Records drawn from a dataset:
◆ ◆ ◆ ◆

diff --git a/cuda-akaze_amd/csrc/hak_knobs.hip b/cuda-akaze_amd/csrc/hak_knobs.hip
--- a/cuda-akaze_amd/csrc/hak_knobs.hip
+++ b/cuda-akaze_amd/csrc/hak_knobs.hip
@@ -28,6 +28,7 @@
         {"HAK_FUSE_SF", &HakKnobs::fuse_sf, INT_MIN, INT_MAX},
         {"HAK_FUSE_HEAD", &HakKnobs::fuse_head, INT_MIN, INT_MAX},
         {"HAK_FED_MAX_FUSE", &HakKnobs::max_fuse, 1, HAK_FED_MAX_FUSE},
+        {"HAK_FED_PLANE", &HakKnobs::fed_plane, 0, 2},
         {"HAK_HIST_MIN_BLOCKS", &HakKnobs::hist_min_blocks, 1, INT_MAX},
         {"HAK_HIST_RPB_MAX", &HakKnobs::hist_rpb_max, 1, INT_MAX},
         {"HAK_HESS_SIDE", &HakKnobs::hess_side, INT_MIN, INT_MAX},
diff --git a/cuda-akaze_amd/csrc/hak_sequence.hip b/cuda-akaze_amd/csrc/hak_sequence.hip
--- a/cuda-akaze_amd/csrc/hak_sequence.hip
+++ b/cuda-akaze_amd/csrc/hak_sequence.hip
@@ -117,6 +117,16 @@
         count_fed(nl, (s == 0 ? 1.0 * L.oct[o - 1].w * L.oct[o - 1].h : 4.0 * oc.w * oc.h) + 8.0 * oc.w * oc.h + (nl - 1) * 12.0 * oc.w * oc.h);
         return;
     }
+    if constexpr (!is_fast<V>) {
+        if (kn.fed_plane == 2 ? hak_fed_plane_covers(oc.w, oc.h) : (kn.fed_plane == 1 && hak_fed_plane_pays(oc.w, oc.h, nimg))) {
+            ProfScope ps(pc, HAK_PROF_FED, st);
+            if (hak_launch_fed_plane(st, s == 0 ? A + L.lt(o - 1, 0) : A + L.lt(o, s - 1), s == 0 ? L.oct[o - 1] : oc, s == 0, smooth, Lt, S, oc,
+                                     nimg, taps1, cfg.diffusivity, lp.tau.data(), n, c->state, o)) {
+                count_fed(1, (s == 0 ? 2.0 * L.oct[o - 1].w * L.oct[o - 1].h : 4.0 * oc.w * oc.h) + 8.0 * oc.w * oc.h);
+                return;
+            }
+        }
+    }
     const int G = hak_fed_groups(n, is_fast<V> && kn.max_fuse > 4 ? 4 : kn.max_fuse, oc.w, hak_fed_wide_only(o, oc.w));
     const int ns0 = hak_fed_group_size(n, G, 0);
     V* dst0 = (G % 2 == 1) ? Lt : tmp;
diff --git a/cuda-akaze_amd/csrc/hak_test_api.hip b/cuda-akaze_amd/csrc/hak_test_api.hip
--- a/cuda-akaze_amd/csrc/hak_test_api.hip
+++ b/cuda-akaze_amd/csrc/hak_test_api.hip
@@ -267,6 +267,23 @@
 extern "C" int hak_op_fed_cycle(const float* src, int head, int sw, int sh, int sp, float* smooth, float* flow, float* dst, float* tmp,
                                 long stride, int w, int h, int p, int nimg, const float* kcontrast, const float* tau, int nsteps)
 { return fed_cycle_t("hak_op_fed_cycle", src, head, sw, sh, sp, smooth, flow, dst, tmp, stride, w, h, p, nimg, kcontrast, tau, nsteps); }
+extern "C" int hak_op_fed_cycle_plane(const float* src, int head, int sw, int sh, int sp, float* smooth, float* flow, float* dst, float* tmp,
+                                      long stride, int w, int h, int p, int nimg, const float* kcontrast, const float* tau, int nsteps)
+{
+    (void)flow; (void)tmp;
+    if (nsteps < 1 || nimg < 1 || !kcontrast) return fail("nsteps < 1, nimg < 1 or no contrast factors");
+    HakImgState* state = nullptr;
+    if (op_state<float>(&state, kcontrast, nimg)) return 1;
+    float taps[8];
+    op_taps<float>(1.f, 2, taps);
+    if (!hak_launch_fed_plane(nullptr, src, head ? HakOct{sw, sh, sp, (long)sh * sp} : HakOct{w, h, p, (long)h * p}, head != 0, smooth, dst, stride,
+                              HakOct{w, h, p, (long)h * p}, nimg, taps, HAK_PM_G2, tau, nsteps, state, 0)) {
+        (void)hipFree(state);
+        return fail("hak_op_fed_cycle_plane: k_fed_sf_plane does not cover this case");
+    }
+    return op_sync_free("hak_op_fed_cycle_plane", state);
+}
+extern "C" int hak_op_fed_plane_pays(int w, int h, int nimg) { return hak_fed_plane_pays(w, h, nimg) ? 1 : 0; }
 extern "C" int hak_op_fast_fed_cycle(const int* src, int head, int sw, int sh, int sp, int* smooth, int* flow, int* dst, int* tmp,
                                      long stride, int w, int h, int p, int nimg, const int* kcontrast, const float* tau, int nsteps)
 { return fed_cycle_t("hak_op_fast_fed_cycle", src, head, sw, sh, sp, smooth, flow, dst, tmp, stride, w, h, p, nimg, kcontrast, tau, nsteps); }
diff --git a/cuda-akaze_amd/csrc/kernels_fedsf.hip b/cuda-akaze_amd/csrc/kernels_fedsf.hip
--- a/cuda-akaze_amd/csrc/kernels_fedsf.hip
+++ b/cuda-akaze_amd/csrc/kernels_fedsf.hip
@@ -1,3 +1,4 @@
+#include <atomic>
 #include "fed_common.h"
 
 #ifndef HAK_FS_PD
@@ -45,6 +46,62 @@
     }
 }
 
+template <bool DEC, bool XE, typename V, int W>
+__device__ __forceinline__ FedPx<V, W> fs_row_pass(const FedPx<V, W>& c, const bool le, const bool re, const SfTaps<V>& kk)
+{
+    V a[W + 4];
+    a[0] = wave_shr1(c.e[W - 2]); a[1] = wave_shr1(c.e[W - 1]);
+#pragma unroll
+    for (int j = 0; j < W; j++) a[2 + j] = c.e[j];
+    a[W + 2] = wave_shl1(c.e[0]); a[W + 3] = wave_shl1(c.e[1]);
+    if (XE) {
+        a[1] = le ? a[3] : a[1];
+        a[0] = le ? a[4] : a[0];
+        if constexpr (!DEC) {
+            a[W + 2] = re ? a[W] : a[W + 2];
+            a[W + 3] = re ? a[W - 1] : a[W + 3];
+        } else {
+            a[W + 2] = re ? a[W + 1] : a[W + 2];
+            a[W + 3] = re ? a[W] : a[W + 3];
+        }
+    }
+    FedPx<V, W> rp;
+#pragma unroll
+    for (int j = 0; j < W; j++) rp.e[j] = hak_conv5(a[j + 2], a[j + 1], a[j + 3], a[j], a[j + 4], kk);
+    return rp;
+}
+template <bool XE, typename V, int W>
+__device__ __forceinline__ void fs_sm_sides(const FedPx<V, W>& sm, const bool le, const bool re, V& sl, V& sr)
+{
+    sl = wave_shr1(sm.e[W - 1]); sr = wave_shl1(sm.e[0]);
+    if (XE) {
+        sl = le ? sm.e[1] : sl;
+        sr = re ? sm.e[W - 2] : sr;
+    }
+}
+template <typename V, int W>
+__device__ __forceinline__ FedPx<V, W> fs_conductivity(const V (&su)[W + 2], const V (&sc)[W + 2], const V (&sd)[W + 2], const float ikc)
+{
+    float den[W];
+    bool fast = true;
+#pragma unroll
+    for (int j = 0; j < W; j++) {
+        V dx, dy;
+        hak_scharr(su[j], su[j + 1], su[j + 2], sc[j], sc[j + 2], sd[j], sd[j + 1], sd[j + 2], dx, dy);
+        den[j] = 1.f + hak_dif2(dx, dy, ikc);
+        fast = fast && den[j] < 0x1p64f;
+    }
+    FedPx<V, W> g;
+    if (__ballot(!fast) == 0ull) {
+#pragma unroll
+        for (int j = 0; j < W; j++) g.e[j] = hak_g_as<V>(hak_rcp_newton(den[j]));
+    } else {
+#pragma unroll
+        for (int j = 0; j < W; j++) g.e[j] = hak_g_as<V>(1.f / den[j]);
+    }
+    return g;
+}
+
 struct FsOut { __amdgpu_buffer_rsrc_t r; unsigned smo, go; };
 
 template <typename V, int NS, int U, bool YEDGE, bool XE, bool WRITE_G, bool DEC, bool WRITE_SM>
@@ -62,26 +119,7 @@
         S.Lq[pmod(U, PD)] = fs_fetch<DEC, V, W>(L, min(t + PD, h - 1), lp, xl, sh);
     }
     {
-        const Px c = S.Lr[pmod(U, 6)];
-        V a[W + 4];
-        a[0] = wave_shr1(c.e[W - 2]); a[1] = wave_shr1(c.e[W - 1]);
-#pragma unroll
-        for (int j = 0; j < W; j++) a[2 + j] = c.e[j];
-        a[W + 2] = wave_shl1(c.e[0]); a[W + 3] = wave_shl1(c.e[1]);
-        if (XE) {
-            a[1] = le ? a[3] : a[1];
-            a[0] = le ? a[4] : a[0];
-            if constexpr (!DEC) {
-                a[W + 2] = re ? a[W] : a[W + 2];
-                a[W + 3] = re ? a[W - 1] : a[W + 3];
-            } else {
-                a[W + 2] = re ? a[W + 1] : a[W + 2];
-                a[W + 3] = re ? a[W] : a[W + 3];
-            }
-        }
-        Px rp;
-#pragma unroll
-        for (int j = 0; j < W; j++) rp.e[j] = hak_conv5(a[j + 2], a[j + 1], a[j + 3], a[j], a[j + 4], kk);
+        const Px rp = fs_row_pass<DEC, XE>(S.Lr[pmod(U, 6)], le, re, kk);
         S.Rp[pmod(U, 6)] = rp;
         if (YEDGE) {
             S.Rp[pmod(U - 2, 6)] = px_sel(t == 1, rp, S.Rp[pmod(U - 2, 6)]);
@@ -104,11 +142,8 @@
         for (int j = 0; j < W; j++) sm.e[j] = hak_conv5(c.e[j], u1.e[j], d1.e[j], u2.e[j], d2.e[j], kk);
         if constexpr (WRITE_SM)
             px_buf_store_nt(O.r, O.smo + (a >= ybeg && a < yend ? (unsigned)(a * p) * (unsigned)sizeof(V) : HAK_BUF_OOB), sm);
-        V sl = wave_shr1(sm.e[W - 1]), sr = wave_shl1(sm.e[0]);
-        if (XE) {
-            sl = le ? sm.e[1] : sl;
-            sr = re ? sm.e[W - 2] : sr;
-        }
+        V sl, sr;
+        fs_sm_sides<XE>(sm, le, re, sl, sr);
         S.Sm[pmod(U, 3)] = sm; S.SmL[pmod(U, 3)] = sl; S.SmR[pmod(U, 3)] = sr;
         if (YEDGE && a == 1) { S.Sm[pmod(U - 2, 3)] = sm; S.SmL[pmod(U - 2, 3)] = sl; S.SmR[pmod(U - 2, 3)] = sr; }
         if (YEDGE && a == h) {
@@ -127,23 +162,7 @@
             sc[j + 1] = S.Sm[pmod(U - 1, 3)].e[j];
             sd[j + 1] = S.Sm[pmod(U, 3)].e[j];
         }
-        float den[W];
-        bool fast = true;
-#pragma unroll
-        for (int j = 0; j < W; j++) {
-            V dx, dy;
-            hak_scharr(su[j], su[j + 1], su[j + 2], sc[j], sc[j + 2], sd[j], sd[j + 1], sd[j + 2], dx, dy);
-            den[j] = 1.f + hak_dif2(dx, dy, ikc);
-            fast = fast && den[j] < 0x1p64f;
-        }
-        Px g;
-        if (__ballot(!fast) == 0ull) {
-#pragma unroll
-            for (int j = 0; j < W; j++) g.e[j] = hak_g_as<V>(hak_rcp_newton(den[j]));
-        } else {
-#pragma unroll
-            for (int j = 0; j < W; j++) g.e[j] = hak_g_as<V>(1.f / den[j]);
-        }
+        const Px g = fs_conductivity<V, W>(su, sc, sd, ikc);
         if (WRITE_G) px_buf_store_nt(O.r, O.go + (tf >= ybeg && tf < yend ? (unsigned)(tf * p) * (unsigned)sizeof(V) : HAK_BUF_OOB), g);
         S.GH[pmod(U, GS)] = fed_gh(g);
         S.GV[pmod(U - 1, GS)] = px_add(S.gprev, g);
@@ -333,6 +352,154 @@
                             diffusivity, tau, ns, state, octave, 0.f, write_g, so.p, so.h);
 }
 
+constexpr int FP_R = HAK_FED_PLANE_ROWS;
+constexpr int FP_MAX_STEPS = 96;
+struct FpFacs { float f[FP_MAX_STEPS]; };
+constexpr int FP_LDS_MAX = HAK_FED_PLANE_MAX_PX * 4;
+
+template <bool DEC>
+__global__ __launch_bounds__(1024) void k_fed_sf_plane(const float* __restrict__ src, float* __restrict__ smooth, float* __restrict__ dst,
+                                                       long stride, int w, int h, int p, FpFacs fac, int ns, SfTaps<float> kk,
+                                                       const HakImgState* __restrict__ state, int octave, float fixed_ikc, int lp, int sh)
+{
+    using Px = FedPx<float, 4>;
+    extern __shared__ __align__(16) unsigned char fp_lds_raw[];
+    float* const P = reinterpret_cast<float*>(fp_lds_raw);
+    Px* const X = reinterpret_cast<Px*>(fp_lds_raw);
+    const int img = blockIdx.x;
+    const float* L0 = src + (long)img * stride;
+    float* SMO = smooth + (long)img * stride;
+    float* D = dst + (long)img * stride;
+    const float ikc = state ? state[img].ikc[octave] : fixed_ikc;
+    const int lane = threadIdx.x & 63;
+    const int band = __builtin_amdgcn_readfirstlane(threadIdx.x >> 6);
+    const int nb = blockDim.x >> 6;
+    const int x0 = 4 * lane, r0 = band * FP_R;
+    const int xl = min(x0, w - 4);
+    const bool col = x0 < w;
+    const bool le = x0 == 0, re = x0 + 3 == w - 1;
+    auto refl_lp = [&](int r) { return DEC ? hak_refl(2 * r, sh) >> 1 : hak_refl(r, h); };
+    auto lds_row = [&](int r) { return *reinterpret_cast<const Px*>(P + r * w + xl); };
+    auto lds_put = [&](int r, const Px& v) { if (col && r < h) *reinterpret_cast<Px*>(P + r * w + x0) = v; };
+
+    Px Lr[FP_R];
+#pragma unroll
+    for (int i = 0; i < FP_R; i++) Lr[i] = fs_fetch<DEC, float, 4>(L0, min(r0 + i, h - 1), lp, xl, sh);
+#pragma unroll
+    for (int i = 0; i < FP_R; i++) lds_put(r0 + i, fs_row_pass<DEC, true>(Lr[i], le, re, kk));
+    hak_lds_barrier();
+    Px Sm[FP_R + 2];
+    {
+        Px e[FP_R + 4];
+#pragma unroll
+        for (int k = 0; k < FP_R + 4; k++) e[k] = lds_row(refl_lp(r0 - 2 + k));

◆ ◆ ◆ ◆

DIRECTIONS FOR THIS TASK: Look above for the line with "void k_fed_sf_plane(const float*" and the line with "int p, FpFacs". Retype those two lines and every line between them exactly, adding nothing.

WRITTEN ANSWER:
+__global__ __launch_bounds__(1024) void k_fed_sf_plane(const float* __restrict__ src, float* __restrict__ smooth, float* __restrict__ dst,
+                                                       long stride, int w, int h, int p, FpFacs fac, int ns, SfTaps<float> kk,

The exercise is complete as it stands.